TI's OMAP 4430: CPU And GPU Performance
CPU Horsepower: Closer to A5 Than Tegra 2
As we’ve mentioned in the past, mobile devices like smartphones and tablets use highly integrated logic referred to as SoCs to minimize physical footprints and power consumption, all the while optimizing for performance and functionality. By putting execution resource, graphics processing, system memory, and several other subsystems in a single ASIC, data transfers can be achieved more efficiently without soldering a bunch of separate chips onto a PCB. Incidentally, the same SoC term applies to modern desktop processors like Intel's Sandy Bridge- and AMD's Bulldozer-based chips, which combine cores, cache, memory controllers, and other capabilities.
The Kindle Fire uses TI's OMAP (Open Multimedia Application Platform) 4430 SoC. We haven't had as much experience with this specific piece of hardware, but the underlying technology is similar to the more familiar Tegra 2 and A5 in that all three employ dual-core Cortex-A9s clocked at 1 GHz.

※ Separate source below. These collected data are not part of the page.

template <int KIND, int PREC>
__device__ __forceinline__ void trunk_load_weights(const LayerDesc& L, const CUtensorMap* bm, const UnitCoord& c, uint8_t* sB,
                                                   uint64_t* b_full, uint64_t* b_empty, Ring<TCfg<PREC>::kBStages>& ring)
{
    using KT = KTab<KIND>;
    using C = TCfg<PREC>;
    const int wrow = c.grp * L.cout + c.n_tile * C::BN;
    for (int ch = c.c0; ch < c.c1; ++ch) {
#pragma unroll
        for (int u = 0; u < KT::NU; ++u) {
#pragma unroll
            for (int k = 0; k < KT::ntaps(u); ++k) {
                ptx::mbar_wait(&b_empty[ring.stage], ring.producer_parity());
                ptx::mbar_arrive_expect_tx(&b_full[ring.stage], C::kBTile);
                ptx::tma_load_2d(sB + ring.stage * C::kBTile, bm, &b_full[ring.stage], KT::wtap(u, k) * L.cin_words + ch * 32, wrow);
                ring.next();
            }
        }
    }
}

template <int KIND, int PREC>
__device__ __forceinline__ void trunk_mma_unit(float (&acc)[2][TCfg<PREC>::kAcc], const Consumer& cs, const Turn& turn, int chunks,
                                               uint8_t* sA, uint8_t* sB, uint64_t* a_full, uint64_t* a_empty, uint64_t* b_full,
                                               uint64_t* b_empty, Ring<TCfg<PREC>::kAStages>& a_ring, Ring<TCfg<PREC>::kBStages>& b_ring,
                                               unsigned long long* trace, bool first_unit, unsigned long long* ustamp)
{
    using KT = KTab<KIND>;
    using C = TCfg<PREC>;
    const bool stamp = cs.leader();
    uint32_t fresh = 0;
    int pend_b = -1, pend_a = -1;
    turn.wait();
    for (int ch = 0; ch < chunks; ++ch) {
#pragma unroll
        for (int u = 0; u < KT::NU; ++u) {
            ptx::mbar_wait(&a_full[a_ring.stage], a_ring.consumer_parity());
            if (first_unit && ch == 0 && u == 0 && stamp) trace_stamp(trace, 3);
            if (ustamp && ch == 0 && u == 0 && stamp) *ustamp = gtimer();
            const uint32_t a_unit_lo = desc_lo(sA + a_ring.stage * C::kAUnit);
#pragma unroll
            for (int k = 0; k < KT::ntaps(u); ++k) {
                ptx::mbar_wait(&b_full[b_ring.stage], b_ring.consumer_parity());
                if (first_unit && ch == 0 && u == 0 && k == 0 && stamp) trace_stamp(trace, 2);
                const uint32_t b_lo = desc_lo(sB + b_ring.stage * C::kBTile);
                ptx::wgmma_fence();
#pragma unroll
                for (int hf = 0; hf < 2; ++hf) {
                    const uint32_t a_lo = a_unit_lo + hf * (kWgRowBytes >> 4) + k * kRowShift * (kChunkBytes >> 4);
                    if constexpr (PREC == SE3TN_PREC_BF16X3) {
                        constexpr int AO[6] = {0, 2, 4, 6, 0, 2};
                        constexpr int BO[6] = {0, 2, 0, 2, 4, 6};
#pragma unroll
                        for (int i = 0; i < 6; ++i)
                            ptx::wgmma_bf16_n128(acc[hf], mk_desc(a_lo + AO[i]), mk_desc(b_lo + BO[i]), fresh | (i ? 1u : 0u));
                    } else {
                        mma_chunk<PREC, C::BN>(acc[hf], a_lo, b_lo, fresh);
                    }
                }
                ptx::wgmma_commit();
                ptx::wgmma_wait<1>();
                if (cs.leader()) {
                    if (pend_b >= 0) ptx::mbar_arrive(&b_empty[pend_b]);
                    if (pend_a >= 0) ptx::mbar_arrive(&a_empty[pend_a]);
                }
                pend_b = b_ring.stage;
                pend_a = (k + 1 == KT::ntaps(u)) ? a_ring.stage : -1;
                fresh = 1u;
                b_ring.next();
            }
            a_ring.next();
        }
    }
    turn.pass();
    ptx::wgmma_wait<0>();
    ptx::wgmma_reg_fence(acc[0]);
    ptx::wgmma_reg_fence(acc[1]);
    if (cs.leader()) {
        if (pend_b >= 0) ptx::mbar_arrive(&b_empty[pend_b]);
        if (pend_a >= 0) ptx::mbar_arrive(&a_empty[pend_a]);
    }
}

| SoC | Apple A4 | Apple A5 | Nvidia Tegra 2 | TI OMAP 4430 |
|---|---|---|---|---|
| Processor | 1 GHz ARM Cortex-A8 (single-core) | 1 GHz ARM Cortex-A9 (dual-core) | 1 GHz ARM Cortex-A9 (dual-core) | 1 GHz ARM Cortex-A9 (dual-core) |
| Memory | 256 MB 333 MHz LP-DDR (single-channel) | 512 MB 1066 MHz LP-DDR2 (dual-channel) | 1 GB 667 MHz LP-DDR2 (single-channel) | 512 MB 400 MHz LP-DDR (dual-channel) |
| Graphics | PowerVR SGX535 (single-core) | PowerVR SGX545MP2 (dual-core) | ULP GeForce (single-core) | PowerVR SGX540(single-core) |
| L1 Cache(Instruction/Data) | 32 KB / 32 KB | 32 KB / 32 KB | 32 KB / 32 KB | 32 KB / 32 KB |
| L2 Cache | 640 KB | 1 MB | 1 MB | 1 MB |
Given the common CPU architecture, it shouldn't be a surprise that Linpack generates the same score on Amazon's Kindle Fire as it does on our Tegra 2-based Xoom.

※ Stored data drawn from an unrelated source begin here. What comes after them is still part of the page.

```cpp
template <int G>
__device__ __forceinline__ void wave_sum3_i64(int v0, int v1, int v2, long long& s0, long long& s1, long long& s2)
{
    int l0 = dpp_low_steps<G>(v0), l1 = dpp_low_steps<G>(v1), l2 = dpp_low_steps<G>(v2);
    int h0 = l0 >> 31, h1 = l1 >> 31, h2 = l2 >> 31;
    if (G == 1)
        asm("s_nop 1\n\t"
            ICELK_DPP64_PAIR("%0", "%1", "row_shr:1 row_mask:0xf bank_mask:0xf bound_ctrl:0") ICELK_DPP64_PAIR("%2", "%3", "row_shr:1 row_mask:0xf bank_mask:0xf bound_ctrl:0") ICELK_DPP64_PAIR("%4", "%5", "row_shr:1 row_mask:0xf bank_mask:0xf bound_ctrl:0")
            ICELK_DPP64_PAIR("%0", "%1", "row_shr:2 row_mask:0xf bank_mask:0xf bound_ctrl:0") ICELK_DPP64_PAIR("%2", "%3", "row_shr:2 row_mask:0xf bank_mask:0xf bound_ctrl:0") ICELK_DPP64_PAIR("%4", "%5", "row_shr:2 row_mask:0xf bank_mask:0xf bound_ctrl:0")
            ICELK_DPP64_PAIR("%0", "%1", "row_shr:4 row_mask:0xf bank_mask:0xf bound_ctrl:0") ICELK_DPP64_PAIR("%2", "%3", "row_shr:4 row_mask:0xf bank_mask:0xf bound_ctrl:0") ICELK_DPP64_PAIR("%4", "%5", "row_shr:4 row_mask:0xf bank_mask:0xf bound_ctrl:0")
            : "+v"(l0), "+v"(h0), "+v"(l1), "+v"(h1), "+v"(l2), "+v"(h2) : : "vcc");
    if (G <= 8)
        asm("s_nop 1\n\t" ICELK_DPP64_PAIR("%0", "%1", ICELK_DPP_SHR8) ICELK_DPP64_PAIR("%2", "%3", ICELK_DPP_SHR8) ICELK_DPP64_PAIR("%4", "%5", ICELK_DPP_SHR8)
            : "+v"(l0), "+v"(h0), "+v"(l1), "+v"(h1), "+v"(l2), "+v"(h2) : : "vcc");
    asm("s_nop 1\n\t" ICELK_DPP64_PAIR("%0", "%1", ICELK_DPP_BC15) ICELK_DPP64_PAIR("%2", "%3", ICELK_DPP_BC15) ICELK_DPP64_PAIR("%4", "%5", ICELK_DPP_BC15)
        ICELK_DPP64_PAIR("%0", "%1", ICELK_DPP_BC31) ICELK_DPP64_PAIR("%2", "%3", ICELK_DPP_BC31) ICELK_DPP64_PAIR("%4", "%5", ICELK_DPP_BC31)
        : "+v"(l0), "+v"(h0), "+v"(l1), "+v"(h1), "+v"(l2), "+v"(h2) : : "vcc");
    s0 = lane63_i64(l0, h0);
    s1 = lane63_i64(l1, h1);
    s2 = lane63_i64(l2, h2);
}

__device__ __forceinline__ void wave_sum_mat_i64(int v0, int v1, int v2, long long& s0, long long& s1, long long& s2)
{
    int l0 = dpp_low_steps<16>(v0), l1 = dpp_low_steps<16>(v1), l2 = dpp_low_steps<16>(v2);
    int h0, h1 = l1 >> 31, h2;
    asm("s_nop 1\n\t"
        "v_add_u32_dpp %0, %0, %0 " ICELK_DPP_BC15 "\n\t"
        ICELK_DPP64_PAIR("%2", "%3", ICELK_DPP_BC15)
        "v_add_u32_dpp %4, %4, %4 " ICELK_DPP_BC15 "\n\t"
        "v_add_co_u32_dpp %0, vcc, %0, %0 " ICELK_DPP_BC31 "\n\t"
        "v_addc_co_u32_e64 %1, vcc, 0, 0, vcc\n\t"
        ICELK_DPP64_PAIR("%2", "%3", ICELK_DPP_BC31)
        "v_add_co_u32_dpp %4, vcc, %4, %4 " ICELK_DPP_BC31 "\n\t"
        "v_addc_co_u32_e64 %5, vcc, 0, 0, vcc"
        : "+v"(l0), "=v"(h0), "+v"(l1), "+v"(h1), "+v"(l2), "=v"(h2) : : "vcc");
    s0 = lane63_i64(l0, h0);
    s1 = lane63_i64(l1, h1);
    s2 = lane63_i64(l2, h2);
}

__device__ __forceinline__ float i64_to_float(long long t)
{
    const double d = (double)(int)(t >> 32) * 4294967296.0 + (double)(unsigned)t;
    return (float)d;
}

__device__ __forceinline__ int uni(int v) { return __builtin_amdgcn_readfirstlane(v); }
__device__ __forceinline__ float uni_f(float v) { return __int_as_float(__builtin_amdgcn_readfirstlane(__float_as_int(v))); }

__device__ __forceinline__ float inv_pow2(int level) { return __int_as_float((127 - level) << 23); }

__device__ __forceinline__ long long wave_sum_exact(int v)
{
    const int lo = wave_sum_i32(v & 0xffff);
    const int hi = wave_sum_i32(v >> 16);
    return ((long long)hi << 16) + (long long)lo;
}

__device__ __forceinline__ int launch_slot(const LKBuffers& B, int b, int count)
{
    if (!B.order) return b < count ? b : -1;
    if (B.order_plain) return b < count ? B.order[b] : -1;
    const int nb = B.order_border ? *B.order_border : 0;
    if (b < nb) return B.order[b];
    const int rest = count - nb, bb = b - nb;
    const int chunk = (rest + 7) >> 3, j = bb >> 3;
    const int idx = (bb & 7) * chunk + j;
    return (j < chunk && idx < rest) ? B.order[nb + idx] : -1;
}

__device__ __forceinline__ void seg_append(const LKBuffers& B, int f, float x, float y, float d, bool valid)
{
    B.seg_alive[f] = valid ? 1 : 0;
    if (valid) {
        B.seg_xy[2 * f] = x;
        B.seg_xy[2 * f + 1] = y;
        float* t = B.seg_tracks + ((size_t)f * B.seg_max_vert + B.seg_vert) * 2;
        t[0] = x;
        t[1] = y;
        B.seg_quality[(size_t)f * (B.seg_max_vert - 1) + (B.seg_vert - 1)] = d;
    }
    atomicAdd(&B.seg_tracked[f & 63], 1ull);
}

__device__ __forceinline__ float fb_distance(float p0x, float p0y, float rx, float ry, int form)
{
    const float ddx = fabsf(__fsub_rn(p0x, rx)), ddy = fabsf(__fsub_rn(p0y, ry));
    if (form == 1) return sqrtf(__fadd_rn(__fmul_rn(ddx, ddx), __fmul_rn(ddy, ddy)));
    const double x = (double)ddx, y = (double)ddy;
    return (float)sqrt(__dadd_rn(__dmul_rn(x, x), __dmul_rn(y, y)));
}

__device__ __forceinline__ void stamp(const LKBuffers& B, int which)
{
    if (!B.stamps) return;
    unsigned long long* s = B.stamps + 3 * (size_t)blockIdx.x;
    s[which] = __builtin_amdgcn_s_memtime();
    if (which == 0)
        s[2] = (unsigned long long)__builtin_amdgcn_s_getreg((31 << 11) | 4) |
               ((unsigned long long)(__builtin_amdgcn_s_getreg((3 << 11) | 20) & 15) << 32);
}

template <bool SMALL, int G>
__device__ __forceinline__ long long sum_pick(int v)
{
    if constexpr (SMALL) return wave_sum_grouped<G>(v);
    else return wave_sum_exact(v);
}

}
}
```

Measured before the change: 7620.

## Use MFMA matrix ops for LK residual wave reductions instead of DPP chains

Moves the DPP-based wave sum helpers into a new header and adds MFMA-based reduction variants. In the non-packed-segment LK fast path, the residual sums b1/b2 are now reduced through an i8 MFMA byte-split trick followed by an f32 MFMA, replacing the 64-bit DPP add chain and readlane sequence. This is meant to shorten the per-iteration reduction latency in the iterative solver by using matrix units, but it depends on assumptions about the value range and rounding of the byte-split and bias constants, which could affect exactness.

New measurement: 7724, median of 5. 1.4% higher.

```diff
diff --git a/iceberg_tracking_code_amd/build.py b/iceberg_tracking_code_amd/build.py
--- a/iceberg_tracking_code_amd/build.py
+++ b/iceberg_tracking_code_amd/build.py
@@ -9,7 +9,7 @@
 OBJ = os.path.join(CSRC, "obj")
 LIB = os.path.join(HERE, "libicelk.so")
 SOURCES = ["icelk_abi.hip", "k_image.hip", "k_pyramid.hip", "k_lk.hip", "k_lk_fast.hip", "k_lk_multi.hip", "k_corners.hip", "k_corners_fast.hip", "k_sort.hip", "k_tail.hip", "k_tracks.hip", "k_utm.hip", "k_mask.hip", "k_grid.hip", "k_cube.hip"]
-HEADERS = [os.path.join(CSRC, "icelk_internal.h"), os.path.join(CSRC, "lk_common.h"), os.path.join(CSRC, "lk_fast_tiles.h"), os.path.join(CSRC, "np_sums.h"), os.path.join(HERE, "..", "include", "icelk.h")]
+HEADERS = [os.path.join(CSRC, "icelk_internal.h"), os.path.join(CSRC, "lk_common.h"), os.path.join(CSRC, "lk_wave_sums.h"), os.path.join(CSRC, "lk_fast_tiles.h"), os.path.join(CSRC, "np_sums.h"), os.path.join(HERE, "..", "include", "icelk.h")]
 ARCH = "gfx950"
 FLAGS = ["--offload-arch=" + ARCH, "-O3", "-fPIC", "-std=c++17", "-ffp-contract=off", "-fno-fast-math",
          "-Wall", "-Wno-unused-result", "-Wno-unused-value"]
diff --git a/iceberg_tracking_code_amd/csrc/k_lk_fast.hip b/iceberg_tracking_code_amd/csrc/k_lk_fast.hip
--- a/iceberg_tracking_code_amd/csrc/k_lk_fast.hip
+++ b/iceberg_tracking_code_amd/csrc/k_lk_fast.hip
@@ -6,12 +6,6 @@
 
 using namespace lk;
 using namespace lkf;
-
-__device__ __forceinline__ float sum_to_float(long long t)
-{
-    const int hi = (int)(t >> 16), lo = (int)(t & 0xffff);
-    return __fadd_rn(__fmul_rn((float)hi, 65536.f), (float)lo);
-}
 
 __device__ __forceinline__ int floor_uni(float x)
 {
@@ -361,10 +355,15 @@
             } else
             residual_pixels<WW, WH, 1, 0, false>(T, ldsJ, jb, (uint32_t)uni((int)wj0),
                                                  (uint32_t)uni((int)wj1), joff, tlen, b1, b2, fsum, trow, tcol);
-            long long t1, t2;
-            wave_sum2_i64<kSmall ? 8 : 1>(b1, b2, t1, t2);
-            float fb1 = sum_to_float(t1) * FLT_SCALE;
-            float fb2 = sum_to_float(t2) * FLT_SCALE;
+            float fb1, fb2;
+            if constexpr (kPackSeg) {
+                long long t1, t2;
+                wave_sum2_i64<1>(b1, b2, t1, t2);
+                fb1 = sum_to_float(t1) * FLT_SCALE;
+                fb2 = sum_to_float(t2) * FLT_SCALE;
+            } else {
+                wave_sum2_mm<WW == 15>(b1, b2, lane, fb1, fb2);
+            }
             if (fsum) {
                 float o[3];
                 chain_sums<WW, WH>(fsum, 2, WW & ~7, true, o, lane);
diff --git a/iceberg_tracking_code_amd/csrc/lk_common.h b/iceberg_tracking_code_amd/csrc/lk_common.h
--- a/iceberg_tracking_code_amd/csrc/lk_common.h
+++ b/iceberg_tracking_code_amd/csrc/lk_common.h
@@ -1,5 +1,6 @@
 #pragma once
 #include "icelk_internal.h"
+#include "lk_wave_sums.h"
 
 namespace icelk {
 namespace lk {
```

Even so, the OMAP 4430 has more in common with Apple's A5 than it does with the Tegra 2. Why is this? Apple and TI both use A9s with an ARM SIMD engine, better known as NEON. It's capable of decoding MP3s on an ARM CPU running as slow as 10 MHz, which provides added benefits in power savings. Why don't all SoCs feature the Advanced SIMD extension? Architecturally, it imposes a physically larger and more costly SoC.

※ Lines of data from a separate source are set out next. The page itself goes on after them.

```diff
+#pragma unroll
+    for (int i = 0; i < HT; ++i) {
+      const int u = ub + i < Lin ? ub + i : ub;
+      if (!ADDS) {
+        ad[i] = *reinterpret_cast<const float4*>(coef + (b * (int64_t)Lin + u) * C + c);
+      } else {
+        const int qq = u / p.add_stride;
+        const bool on = qq * p.add_stride == u && qq < p.add_len;
+        ad[i] = *reinterpret_cast<const float4*>(coef + (b * (int64_t)p.add_len + (on ? qq : 0)) * C + c);
+      }
+    }
+  };
+  auto consume = [&](Batch& q) __attribute__((always_inline)) {
+    const int64_t b = q.b;
+    const int ub = q.ub;
     float* gb = g + b * (int64_t)Lin * C + c;
-    const float* dzb = dz + b * (int64_t)Lout * C + c;
-    const int u0 = chunk * TT;
-    constexpr int HT = DW_BWD_HT;
-    constexpr int ND = S == 1 ? HT + 2 : HT / 2 + 2;
-    const bool podd = (pad_l & 1) != 0;
-#pragma unroll
-    for (int h = 0; h < TT / HT; ++h) {
-      const int ub = u0 + h * HT;
-      if (ub >= Lin) break;
-      float4 yv[HT], D[ND];
-#pragma unroll
-      for (int i = 0; i < HT; ++i) yv[i] = ld4_stream(yb + (int64_t)(ub + i < Lin ? ub + i : ub) * C);
-      const int t_lo = S == 1 ? ub + pad_l - 2 : ((ub + pad_l) >> 1) - 1;
-#pragma unroll
-      for (int j = 0; j < ND; ++j) {
-        const int t = t_lo + j;
-        D[j] = ld4_stream(dzb + (int64_t)(t < 0 ? 0 : (t < Lout ? t : Lout - 1)) * C);
-      }
-#pragma unroll
-      for (int j = 0; j < ND; ++j) {
-        const int t = t_lo + j;
-        if (t < 0 || t >= Lout) D[j] = f4_zero();
-      }
-#pragma unroll
-      for (int i = 0; i < HT; ++i) {
-        const int u = ub + i;
-        if (u >= Lin) continue;
-        float4 d0, d1, d2;
-        if (S == 1) {
-          d0 = D[i + 2]; d1 = D[i + 1]; d2 = D[i];
-        } else if ((i & 1) == 0) {
-          d0 = podd ? f4_zero() : D[i / 2 + 1];
-          d2 = podd ? f4_zero() : D[i / 2];
-          d1 = podd ? D[i / 2 + 1] : f4_zero();
-        } else {
-          d0 = podd ? D[(i + 1) / 2 + 1] : f4_zero();
-          d2 = podd ? D[(i + 1) / 2] : f4_zero();
-          d1 = podd ? f4_zero() : D[(i - 1) / 2 + 1];
+    const int t_lo = S == 1 ? ub + pad_l - 2 : ((ub + pad_l) >> 1) - 1;
+    float4 (&yv)[HT] = q.yv;
+    float4 (&D)[ND] = q.D;
+#pragma unroll
+    for (int j = 0; j < ND; ++j) {
+      const int t = t_lo + j;
+      if (t < 0 || t >= Lout) D[j] = f4_zero();
+    }
+#pragma unroll
+    for (int i = 0; i < HT; ++i) {
+      const int u = ub + i;
+      if (u >= Lin) continue;
+      float4 d0, d1, d2;
+      if (S == 1) {
+        d0 = D[i + 2]; d1 = D[i + 1]; d2 = D[i];
+      } else if ((i & 1) == 0) {
+        d0 = podd ? f4_zero() : D[i / 2 + 1];
+        d2 = podd ? f4_zero() : D[i / 2];
+        d1 = podd ? D[i / 2 + 1] : f4_zero();
+      } else {
+        d0 = podd ? D[(i + 1) / 2 + 1] : f4_zero();
+        d2 = podd ? D[(i + 1) / 2] : f4_zero();
+        d1 = podd ? f4_zero() : D[(i - 1) / 2 + 1];
+      }
+      const float4 yy = yv[i];
+      float4 a = yy, mk = make_float4(1.f, 1.f, 1.f, 1.f), xh = f4_zero();
+      if (HAS_BN) {
+        const float4 pre = make_float4(fmaf(yy.x, sc.x, sh.x), fmaf(yy.y, sc.y, sh.y), fmaf(yy.z, sc.z, sh.z),
+                                       fmaf(yy.w, sc.w, sh.w));
+        a = make_float4(relu6f(pre.x), relu6f(pre.y), relu6f(pre.z), relu6f(pre.w));
+        mk = make_float4((pre.x > 0.f && pre.x <= 6.f) ? 1.f : 0.f, (pre.y > 0.f && pre.y <= 6.f) ? 1.f : 0.f,
+                         (pre.z > 0.f && pre.z <= 6.f) ? 1.f : 0.f, (pre.w > 0.f && pre.w <= 6.f) ? 1.f : 0.f);
+        xh = make_float4((yy.x - mean.x) * rstd.x, (yy.y - mean.y) * rstd.y, (yy.z - mean.z) * rstd.z,
+                         (yy.w - mean.w) * rstd.w);
+      }
+      float4 da = f4_mul(w0, d0);
+      da = f4_fma(w1, d1, da);
+      da = f4_fma(w2, d2, da);
+      const float4 gv = f4_mul(da, mk);
+      if (MODE == 2) {
+        float4 o;
+        o.x = sc.x * (gv.x - c1.x - (yy.x - mean.x) * rstd.x * c2.x);
+        o.y = sc.y * (gv.y - c1.y - (yy.y - mean.y) * rstd.y * c2.y);
+        o.z = sc.z * (gv.z - c1.z - (yy.z - mean.z) * rstd.z * c2.z);
+        o.w = sc.w * (gv.w - c1.w - (yy.w - mean.w) * rstd.w * c2.w);
+        st4_stream(gb + (int64_t)u * C, o);
+        gmax = kws_abs4max(gmax, o);
+        continue;
+      }
+      if (MODE == 0) {
+        float4 o = gv;
+        if (coef != nullptr) {
+          if (!ADDS) {
+            const float4 av = PIPE != 0 ? ad[i] : *reinterpret_cast<const float4*>(coef + (b * (int64_t)Lin + u) * C + c);
+            o = make_float4(o.x + av.x, o.y + av.y, o.z + av.z, o.w + av.w);
+          } else {
+            const int qq = u / p.add_stride;
+            const bool on = qq * p.add_stride == u && qq < p.add_len;
+            const float4 av = PIPE != 0 ? ad[i]
+                                        : *reinterpret_cast<const float4*>(coef + (b * (int64_t)p.add_len + (on ? qq : 0)) * C + c);
+            o = make_float4(on ? o.x + av.x : o.x, on ? o.y + av.y : o.y, on ? o.z + av.z : o.z, on ? o.w + av.w : o.w);
+          }
         }
-        const float4 yy = yv[i];
-        float4 a = yy, mk = make_float4(1.f, 1.f, 1.f, 1.f), xh = f4_zero();
-        if (HAS_BN) {
-          const float4 pre = make_float4(fmaf(yy.x, sc.x, sh.x), fmaf(yy.y, sc.y, sh.y), fmaf(yy.z, sc.z, sh.z),
-                                         fmaf(yy.w, sc.w, sh.w));
-          a = make_float4(relu6f(pre.x), relu6f(pre.y), relu6f(pre.z), relu6f(pre.w));
-          mk = make_float4((pre.x > 0.f && pre.x <= 6.f) ? 1.f : 0.f, (pre.y > 0.f && pre.y <= 6.f) ? 1.f : 0.f,
-                           (pre.z > 0.f && pre.z <= 6.f) ? 1.f : 0.f, (pre.w > 0.f && pre.w <= 6.f) ? 1.f : 0.f);
-          xh = make_float4((yy.x - mean.x) * rstd.x, (yy.y - mean.y) * rstd.y, (yy.z - mean.z) * rstd.z,
-                           (yy.w - mean.w) * rstd.w);
-        }
-        float4 da = f4_mul(w0, d0);
-        da = f4_fma(w1, d1, da);
-        da = f4_fma(w2, d2, da);
-        const float4 gv = f4_mul(da, mk);
-        if (MODE == 2) {
-          float4 o;
-          o.x = sc.x * (gv.x - c1.x - (yy.x - mean.x) * rstd.x * c2.x);
-          o.y = sc.y * (gv.y - c1.y - (yy.y - mean.y) * rstd.y * c2.y);
-          o.z = sc.z * (gv.z - c1.z - (yy.z - mean.z) * rstd.z * c2.z);
-          o.w = sc.w * (gv.w - c1.w - (yy.w - mean.w) * rstd.w * c2.w);
-          st4_stream(gb + (int64_t)u * C, o);
-          gmax = kws_abs4max(gmax, o);
-          continue;
-        }
-        if (MODE == 0) {
-          float4 o = gv;
-          if (coef != nullptr) {
-            if (!ADDS) {
-              const float4 ad = *reinterpret_cast<const float4*>(coef + (b * (int64_t)Lin + u) * C + c);
-              o = make_float4(o.x + ad.x, o.y + ad.y, o.z + ad.z, o.w + ad.w);
-            } else {
-              const int q = u / p.add_stride;
-              const bool on = q * p.add_stride == u && q < p.add_len;
-              const float4 ad = *reinterpret_cast<const float4*>(coef + (b * (int64_t)p.add_len + (on ? q : 0)) * C + c);
-              o = make_float4(on ? o.x + ad.x : o.x, on ? o.y + ad.y : o.y, on ? o.z + ad.z : o.z, on ? o.w + ad.w : o.w);
-            }
-          }
-          st4_stream(gb + (int64_t)u * C, o);
-        }
-        sg.x += gv.x; sg.y += gv.y; sg.z += gv.z; sg.w += gv.w;
-        sgx = f4_fma(gv, xh, sgx);
-        sw0 = f4_fma(d0, a, sw0);
-        sw1 = f4_fma(d1, a, sw1);
-        sw2 = f4_fma(d2, a, sw2);
+        st4_stream(gb + (int64_t)u * C, o);
+      }
+      sg.x += gv.x; sg.y += gv.y; sg.z += gv.z; sg.w += gv.w;
+      sgx = f4_fma(gv, xh, sgx);
+      sw0 = f4_fma(d0, a, sw0);
+      sw1 = f4_fma(d1, a, sw1);
+      sw2 = f4_fma(d2, a, sw2);
+    }
+  };
+  if constexpr (PIPE == 0) {
+    for (int64_t ub = bid; ub * R < units; ub += nblk) {
+      const int64_t unit = ub * R + r;
+      const int64_t b = unit / nchunks;
+      const int chunk = (int)(unit - b * nchunks);
+      if (b >= B || !live) continue;
+      const int u0 = chunk * TT;
+#pragma unroll
+      for (int h = 0; h < NH; ++h) {
+        Batch q;
+        q.b = b;
+        q.ub = u0 + h * HT;
+        if (q.ub >= Lin) break;
+        issue(q);
+        consume(q);
+      }
+    }
+  } else {
+    constexpr int NB = PIPE + 1;
+    Batch q[NB];
+    int64_t ubn = bid;
+    int hn = 0;
+    auto issue_next = [&](Batch& nx) __attribute__((always_inline)) {
+      const int64_t unit = ubn * R + r;
+      const int64_t b = unit / nchunks;
+      const int ub = (int)(unit - b * nchunks) * TT + hn * HT;
+      nx.ok = live && b < B && ub < Lin;
+      nx.b = nx.ok ? b : 0;
+      nx.ub = nx.ok ? ub : 0;
+      issue(nx);
+      if (++hn == NH) { hn = 0; ubn += nblk; }
+    };
+    const int64_t nub = (units + R - 1) / R;
+    const int64_t n = bid < nub ? ((nub - 1 - bid) / nblk + 1) * NH : 0;
+#pragma unroll
+    for (int j = 0; j < PIPE; ++j) issue_next(q[j]);
+    for (int64_t k = 0; k < n; k += NB) {
+#pragma unroll
+      for (int j = 0; j < NB; ++j) {
+        if (MODE == 0) load_add(q[j]);
+        issue_next(q[(j + PIPE) % NB]);
+        if (q[j].ok) consume(q[j]);
       }
     }
   }
```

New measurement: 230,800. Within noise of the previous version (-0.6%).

GPU: Better Than A4, Worse Than A5
On the graphics side, the OMAP 4430 employs Imagination Technology's PowerVR SGX 540. This should be familiar because it's derived from the same architecture as the GPUs found in Apple's A4 and A5. The key difference is in the shaders.
| GPU Subsystem(System-on-Chip) | PowerVR SGX 535(Apple A4) | PowerVR SGX 540(OMAP 4430) | PowerVR SGX 543(Apple A5) |
|---|---|---|---|
| SIMD | USSE | USSE | USSE2 |
| Pipelines | 2 | 4 | 4 |
| TMUs | 2 | 2 | 2 |
| Bus Width (in bits) | 64 | 64 | 64 |
| Triangle rate @ 200 MHz | 14 MTriangles/s | 28 MTriangles/s | 35 MTriangles/s |
The SGX 543 in the A5 includes four USSE2 (Universal Scalable Shader Engine 2.0) pipes. In comparison, the SGX 540 has the same number of pipes but uses the older USSE design. The SGX 535 hails from the same GPU generation as the SGX 540, but it only has two USSE pipes.
While the architecture is interesting, performance data is what we're after, which is why we're turning to GLBenchmark.
The OMAP 4430 falls expectedly between the A4 and A5. Though it's probably shocking to see the SGX 540 outperform Nvidia's ULP GeForce by such a large margin, remember that GLBenchmark tests at a device's native resolution. On our Tegra 2-based tablets, that's always 1280x800. Meanwhile, the Kindle Fire only has to do its work at 1024x600.
We can get normalize for that resolution issue by looking at the off-screen tests set to 720p. Based on those results, we see the SGX 540 core performing similarly as Tegra 2's ULP GeForce.